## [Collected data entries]
template <int P>
__global__ void __launch_bounds__(TC_THREADS, 1)
edge_stage_tc_kernel(eqd_graph g, eqd_layer_params p, const __grid_constant__ EdgeConsts cst_p,
                     const float* __restrict__ proj, const double* __restrict__ x_in, const double* __restrict__ x_orig,
                     float* __restrict__ aggr, double* __restrict__ x_out, int* __restrict__ status, int tn) {
  extern __shared__ __align__(128) unsigned char smem_raw[];
  TcSmem& S = *reinterpret_cast<TcSmem*>(smem_raw);
  const int tid = threadIdx.x, wgi = tid >> 7, t = tid & 127, r = t & 63, half = t >> 6;
  const int warp = t >> 5, lane = t & 31;
  TcWgSmem& W = S.wg[wgi];
  const EdgeConsts& cst = S.cst;
  const int bar = 1 + wgi;
  const int pw = 128 + 3 * p.dhp;
  const int ntiles = (g.n_nodes + tn - 1) / tn;
  const float slope = p.leaky_slope;

  if (tid == 0) {
    mbar_init(&S.w_bar, 1);
    for (int w = 0; w < TC_WGS; ++w) mbar_init(&S.wg[w].he_bar, 1);
    asm volatile("fence.mbarrier_init.release.cluster;" ::: "memory");
    mbar_expect_tx(&S.w_bar, TC_W_BYTES);
    bulk_g2s(S.w, p.w_edge_tc, TC_W_BYTES, &S.w_bar);
  }
  for (int i = tid; i < 5 * 64; i += TC_THREADS) (&S.cst.ln_g[0])[i] = (&cst_p.ln_g[0])[i];
  __syncthreads();
  mbar_wait(&S.w_bar, 0);
  unsigned he_phase = 0;
  const unsigned w_saddr = smem_u32(S.w), a_saddr = smem_u32(W.a);
  auto a_desc = [&](int sp, int kb) { return a_desc_at<TC_ROWS>(a_saddr, TC_A_SPLIT, 0, sp, kb); };

  auto prefetch = [&](int tile, int buf, int e0, int e1, int& off_l, int& n_l, int& off_r) {
    const int n0 = tile * tn, nn = min(tn, g.n_nodes - n0);
    const int ne = e1 - e0;
    off_l = off_r = 0;
    n_l = 0;
    if (ne <= TC_ROWS) {
      if (r < ne) {
        if (half == 0) cp_async4(&W.src[buf][r], g.col_src + e0 + r);
        else cp_async4(&W.dst[buf][r], g.edge_dst + e0 + r);
      }
      if (half == 0 && r <= nn) cp_async4(&W.rp[buf][r], g.row_ptr + n0 + r);
      const int el0 = min(e0, g.n_lig_edges), el1 = min(e1, g.n_lig_edges);
      n_l = el1 - el0;
      long sl = 0, sr = 0;
      unsigned bl = 0, br = 0;
      if (n_l > 0) {
        long b0 = (long)el0 * (EQD_EDGE_FEATS * 4), b1 = (long)el1 * (EQD_EDGE_FEATS * 4);
        sl = b0 & ~15L;
        bl = (unsigned)(((b1 + 15) & ~15L) - sl);
        off_l = (int)((b0 - sl) >> 2);
      }
      const int nr = ne - n_l;
      const unsigned dst_r_off = bl;
      if (nr > 0) {
        long b0 = (long)(e0 + n_l - g.n_lig_edges) * (EQD_EDGE_FEATS * 4), b1 = (long)(e1 - g.n_lig_edges) * (EQD_EDGE_FEATS * 4);
        sr = b0 & ~15L;
        br = (unsigned)(((b1 + 15) & ~15L) - sr);
        off_r = (int)(dst_r_off >> 2) + (int)((b0 - sr) >> 2);
      }
      if (t == 0) {
        mbar_expect_tx(&W.he_bar, bl + br);
        if (bl) bulk_g2s(W.he, reinterpret_cast<const unsigned char*>(g.he_lig) + sl, bl, &W.he_bar);
        if (br) bulk_g2s(reinterpret_cast<unsigned char*>(W.he) + dst_r_off, reinterpret_cast<const unsigned char*>(g.he_rec) + sr, br,
                         &W.he_bar);
      }
    }
    cp_async_commit();
  };
  auto prefetch_x = [&](int b, int ne_t) {
    if (r < ne_t && ne_t <= TC_ROWS) {
      const double* xp = x_in + (long)(half == 0 ? W.src[b][r] : W.dst[b][r]) * 3;
#pragma unroll
      for (int c = 0; c < 3; ++c) cp_async8(&W.xs[b][r * 6 + half * 3 + c], xp + c);
    }
    cp_async_commit();
  };
  auto row_range = [&](int tile, int& e0, int& e1) {
    const int n0 = tile * tn;
    e0 = __ldg(g.row_ptr + n0);
    e1 = __ldg(g.row_ptr + n0 + min(tn, g.n_nodes - n0));
  };

  int tile = blockIdx.x * TC_WGS + wgi;
  const int tstride = gridDim.x * TC_WGS;
  int buf = 0;
  int e0 = 0, ne = 0, off_l = 0, n_l = 0, off_r = 0;
  if (tile < ntiles) {
    int e1;
    row_range(tile, e0, e1);
    ne = e1 - e0;
    prefetch(tile, buf, e0, e1, off_l, n_l, off_r);
    cp_async_wait<0>();
    prefetch_x(buf, ne);
  }
  const int fr0 = warp * 16 + (lane >> 2), fc = 2 * (lane & 3);

  for (; tile < ntiles; tile += tstride) {
    const int n0 = tile * tn, nn = min(tn, g.n_nodes - n0);
    const bool has_next = tile + tstride < ntiles;
    int e0n = 0, e1n = 0, off_ln = 0, n_ln = 0, off_rn = 0;
    if (has_next) row_range(tile + tstride, e0n, e1n);
    const int nen = e1n - e0n;
    if (ne > TC_ROWS) {
      if (t == 0) atomicOr(status + g.n_pairs, EQD_STATUS_DEGREE_OVERFLOW);
      cp_async_wait<0>();
      wg_barrier(bar);
      if (has_next) {
        prefetch(tile + tstride, buf ^ 1, e0n, e1n, off_ln, n_ln, off_rn);
        cp_async_wait<0>();
        prefetch_x(buf ^ 1, nen);
      }
      e0 = e0n; ne = nen; off_l = off_ln; n_l = n_ln; off_r = off_rn; buf ^= 1;
      continue;
    }
    const int o_upd = 127 - t;
    const int nd_upd = o_upd / 3, comp_upd = o_upd - nd_upd * 3;
    const long gi_upd = (long)(n0 + nd_upd) * 3 + comp_upd;
    double xo_upd = 0.0, xi_upd = 0.0;
    if (o_upd < nn * 3) {
      xo_upd = x_orig[gi_upd];
      xi_upd = x_in[gi_upd];
    }
    cp_async_wait<0>();
    wg_barrier(bar);
    float2 ps[16], pd[16];
#pragma unroll
    for (int h = 0; h < 2; ++h) {
      const int fr = fr0 + 8 * h;
      const bool ok = fr < ne;
      const float* sp = proj + (long)(ok ? W.src[buf][fr] : 0) * pw + fc;
      const float* dp = proj + (long)(ok ? W.dst[buf][fr] : n0) * pw + 64 + fc;
#pragma unroll
      for (int j = 0; j < 8; ++j) {
        ps[2 * j + h] = __ldg(reinterpret_cast<const float2*>(sp + 8 * j));
        pd[2 * j + h] = __ldg(reinterpret_cast<const float2*>(dp + 8 * j));
      }
    }
    const bool valid = r < ne;
    {
      float a1v[24];
      mbar_wait(&W.he_bar, he_phase);
      he_phase ^= 1;
      const float* hrow = W.he + (r < n_l ? off_l + r * EQD_EDGE_FEATS : off_r + (r - n_l) * EQD_EDGE_FEATS);
      if (half == 0) {
#pragma unroll
        for (int k = 0; k < 24; ++k) a1v[k] = valid ? hrow[k] : 0.f;
      } else {
        double rx = 0.0, ry = 0.0, rz = 0.0;
        if (valid) {
          const double* xs = W.xs[buf] + r * 6;
          rx = xs[0] - xs[3];
          ry = xs[1] - xs[4];
          rz = xs[2] - xs[5];
          W.xm[r * 3 + 0] = rx;
          W.xm[r * 3 + 1] = ry;
          W.xm[r * 3 + 2] = rz;
        }
#pragma unroll
        for (int k = 0; k < 3; ++k) a1v[k] = valid ? hrow[24 + k] : 0.f;
        const float nd2 = valid ? -(float)(rx * rx + ry * ry + rz * rz) : -INFINITY;
        constexpr double kS[EQD_N_RBF] = {1.0, 1.5, 2.25, 3.375, 5.0625, 7.59375, 11.390625, 17.0859375, 25.62890625,
                                          38.443359375, 57.6650390625, 86.49755859375, 129.746337890625,
                                          194.6195068359375, 291.92926025390625};
#pragma unroll
        for (int j = 0; j < EQD_N_RBF; ++j)
          a1v[3 + j] = exp2f(nd2 * (float)(1.4426950408889634 / kS[j]));
#pragma unroll
        for (int k = 18; k < 24; ++k) a1v[k] = 0.f;
      }
      unsigned p0[12], p1[12], p2[12];
#pragma unroll
      for (int c = 0; c < 12; ++c) split3_pair<P>(a1v[2 * c], a1v[2 * c + 1], p0[c], p1[c], p2[c]);
#pragma unroll
      for (int j = 0; j < 3; ++j) a_store8<TC_ROWS, P>(W.a, TC_A_SPLIT, r, half * 24 + 8 * j, p0 + 4 * j, p1 + 4 * j, p2 + 4 * j);
    }
    tc_fence_before();
    const bool deg10 = wg_barrier_and(bar, t >= nn || W.rp[buf][t + 1] - W.rp[buf][t] == 10);
    unsigned af[3][4][4];
    {
      float v[32];
      wg_gemm6_issue<64, 0, P>(v, a_desc, [&](int sp, int kb) { return b_desc_ex(w_saddr + sp * TC_W1_SPLIT + kb * 2048, 1024, 128); },
                         3, false);
      if (has_next) prefetch(tile + tstride, buf ^ 1, e0n, e1n, off_ln, n_ln, off_rn);
      wg_mma_wait(v);
#pragma unroll
      for (int h = 0; h < 2; ++h)
#pragma unroll
        for (int j = 0; j < 8; ++j) {
          float& x0 = v[4 * j + 2 * h];
          float& x1 = v[4 * j + 2 * h + 1];
          x0 = __fadd_rn(__fadd_rn(x0, ps[2 * j + h].x), pd[2 * j + h].x);
          x1 = __fadd_rn(__fadd_rn(x1, ps[2 * j + h].y), pd[2 * j + h].y);
          x0 = fmaxf(x0, __fmul_rn(x0, slope));
          x1 = fmaxf(x1, __fmul_rn(x1, slope));
        }
      float pv[32];
#pragma unroll
      for (int i = 0; i < 32; ++i) pv[i] = __shfl_xor_sync(0xffffffffu, v[i], 2);
      float mean[2], rstd[2];
#pragma unroll
      for (int h = 0; h < 2; ++h) {
        float mh[2], qh[2];
#pragma unroll
        for (int ch = 0; ch < 2; ++ch) {
          float s0 = 0.f, s1 = 0.f;
#pragma unroll
          for (int c4 = 0; c4 < 8; ++c4) {
            s0 = __fadd_rn(s0, chain_val(v, pv, h, ch, c4, 0));
            s1 = __fadd_rn(s1, chain_val(v, pv, h, ch, c4, 1));
          }
          const float sp = s0 + s1;
          mh[ch] = (sp + __shfl_xor_sync(0xffffffffu, sp, 1)) * (1.f / 32.f);
          float q0 = 0.f, q1 = 0.f;
#pragma unroll
          for (int c4 = 0; c4 < 8; ++c4) {
            const float d0 = __fadd_rn(chain_val(v, pv, h, ch, c4, 0), -mh[ch]);
            const float d1 = __fadd_rn(chain_val(v, pv, h, ch, c4, 1), -mh[ch]);
            q0 = fmaf(d0, d0, q0);
            q1 = fmaf(d1, d1, q1);
          }
          const float qp = q0 + q1;
          qh[ch] = qp + __shfl_xor_sync(0xffffffffu, qp, 1);
        }
        const float m0 = mh[0], m1 = mh[1];
        mean[h] = 0.5f * (m0 + m1);
        const float dm = m0 - m1;
        const float var = (qh[0] + qh[1] + dm * dm * 16.f) * (1.f / 64.f);
        rstd[h] = 1.f / sqrtf(var + 1e-5f);
      }
#pragma unroll
      for (int j = 0; j < 8; ++j) {
        const float2 gj = *reinterpret_cast<const float2*>(&cst.ln_g[8 * j + fc]);
        const float2 bj = *reinterpret_cast<const float2*>(&cst.ln_b[8 * j + fc]);
#pragma unroll
        for (int h = 0; h < 2; ++h) {
          float& x0 = v[4 * j + 2 * h];
          float& x1 = v[4 * j + 2 * h + 1];
          x0 = fmaf(__fmul_rn(__fadd_rn(x0, -mean[h]), rstd[h]), gj.x, bj.x);
          x1 = fmaf(__fmul_rn(__fadd_rn(x1, -mean[h]), rstd[h]), gj.y, bj.y);
        }
      }
      acc_to_a_split3<4, P>(v, af);
    }
    if (has_next) {
      cp_async_wait<0>();
      prefetch_x(buf ^ 1, nen);
    }
    {
      auto w23 = [&](int hn) {
        return [&, hn](int sp, int kb) {
          return b_desc_ex(w_saddr + TC_W23_BASE + sp * TC_W23_SPLIT + kb * 4096 + hn * 1024, 2048, 128); };
      };
      float m[32], hd[32];
      wg_gemm6_rs_issue<64, 4, 0, false, P>(m, af, w23(0), false);
      wg_gemm6_rs_issue<64, 4, 0, false, P>(hd, af, w23(1), false);
      wg_mma_wait(m);
      wg_mma_wait(hd);
      float u[32];
#pragma unroll
      for (int j = 0; j < 8; ++j) {
        const float2 b2 = *reinterpret_cast<const float2*>(&cst.b2[8 * j + fc]);
        const float2 b3 = *reinterpret_cast<const float2*>(&cst.b3[8 * j + fc]);
#pragma unroll
        for (int h = 0; h < 2; ++h) {
          *reinterpret_cast<float2*>(W.msg + (fr0 + 8 * h) * TC_LD + 8 * j + fc) =
              make_float2(__fadd_rn(m[4 * j + 2 * h], b2.x), __fadd_rn(m[4 * j + 2 * h + 1], b2.y));
          const float x0 = __fadd_rn(hd[4 * j + 2 * h], b3.x), x1 = __fadd_rn(hd[4 * j + 2 * h + 1], b3.y);
          u[4 * j + 2 * h] = fmaxf(x0, __fmul_rn(x0, slope));
          u[4 * j + 2 * h + 1] = fmaxf(x1, __fmul_rn(x1, slope));
        }
      }
      float pu[32];
#pragma unroll
      for (int i = 0; i < 32; ++i) pu[i] = __shfl_xor_sync(0xffffffffu, u[i], 2);
      double phv[2];
#pragma unroll
      for (int h = 0; h < 2; ++h) {
        double red[2];
#pragma unroll
        for (int ch = 0; ch < 2; ++ch) {
          const float* w4 = cst.w4 + 32 * ch + 2 * (lane & 1);
          float p0 = 0.f, p1 = 0.f;
#pragma unroll
          for (int c4 = 0; c4 < 8; ++c4) {
            p0 = fmaf(chain_val(u, pu, h, ch, c4, 0), w4[4 * c4], p0);
            p1 = fmaf(chain_val(u, pu, h, ch, c4, 1), w4[4 * c4 + 1], p1);
          }
          const double pp = (double)p0 + (double)p1;
          red[ch] = pp + __shfl_xor_sync(0xffffffffu, pp, 1);
        }
        phv[h] = red[0] + red[1] + (double)p.b_coor2;
      }
      if ((lane & 3) == 0) {
        W.phi[fr0] = phv[0];
        W.phi[fr0 + 8] = phv[1];
      }
    }
    wg_barrier(bar);
    if (o_upd < nn * 3) {
      const int rs = W.rp[buf][nd_upd] - e0, re = W.rp[buf][nd_upd + 1] - e0;
      double sum = 0.0;
      if (deg10) {
#pragma unroll
        for (int j = 0; j < 10; ++j) {
          const int rr = nd_upd * 10 + j;
          sum += W.xm[rr * 3 + comp_upd] * W.phi[rr];
        }
      } else {
        for (int rr = rs; rr < re; ++rr) sum += W.xm[rr * 3 + comp_upd] * W.phi[rr];
      }
      const int deg = re - rs;
      const double upd = deg > 0 ? sum / (double)deg : 0.0;
      const double eta = (double)p.x_connection_init;
      x_out[gi_upd] = eta * xo_upd + (1.0 - eta) * xi_upd + upd;
    }
    {
      const int c = t & 63;
      const float* col = W.msg + c;
      if (deg10) {
        for (int nd = (nn * half) >> 1, nd1 = (nn * (half + 1)) >> 1; nd < nd1; ++nd) {
          const float* cr = col + nd * 10 * TC_LD;
          float s0 = 0.f, s1 = 0.f;
#pragma unroll
          for (int j = 0; j < 10; j += 2) {
            s0 += cr[j * TC_LD];
            s1 += cr[(j + 1) * TC_LD];
          }
          aggr[(long)(n0 + nd) * 64 + c] = (s0 + s1) / 10.f;
        }
      } else {
        for (int nd = (nn * half) >> 1, nd1 = (nn * (half + 1)) >> 1; nd < nd1; ++nd) {
          const int rs = W.rp[buf][nd] - e0, re = W.rp[buf][nd + 1] - e0;
          float s0 = 0.f, s1 = 0.f;
          int rr = rs;
          for (; rr + 1 < re; rr += 2) {
            s0 += col[rr * TC_LD];
            s1 += col[(rr + 1) * TC_LD];
          }
          if (rr < re) s0 += col[rr * TC_LD];
          aggr[(long)(n0 + nd) * 64 + c] = re > rs ? (s0 + s1) / (float)(re - rs) : 0.f;
        }
      }
    }
    e0 = e0n; ne = nen; off_l = off_ln; n_l = n_ln; off_r = off_rn; buf ^= 1;
  }
  cp_async_wait<0>();
  __syncthreads();
}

## [REQUIRED WORK]
Please restate the records word for word. Go from the first line to the line with "const int tid" and include both.

## [REPLY]
template <int P>
__global__ void __launch_bounds__(TC_THREADS, 1)
edge_stage_tc_kernel(eqd_graph g, eqd_layer_params p, const __grid_constant__ EdgeConsts cst_p,
                     const float* __restrict__ proj, const double* __restrict__ x_in, const double* __restrict__ x_orig,
                     float* __restrict__ aggr, double* __restrict__ x_out, int* __restrict__ status, int tn) {
  extern __shared__ __align__(128) unsigned char smem_raw[];
  TcSmem& S = *reinterpret_cast<TcSmem*>(smem_raw);
  const int tid = threadIdx.x, wgi = tid >> 7, t = tid & 127, r = t & 63, half = t >> 6;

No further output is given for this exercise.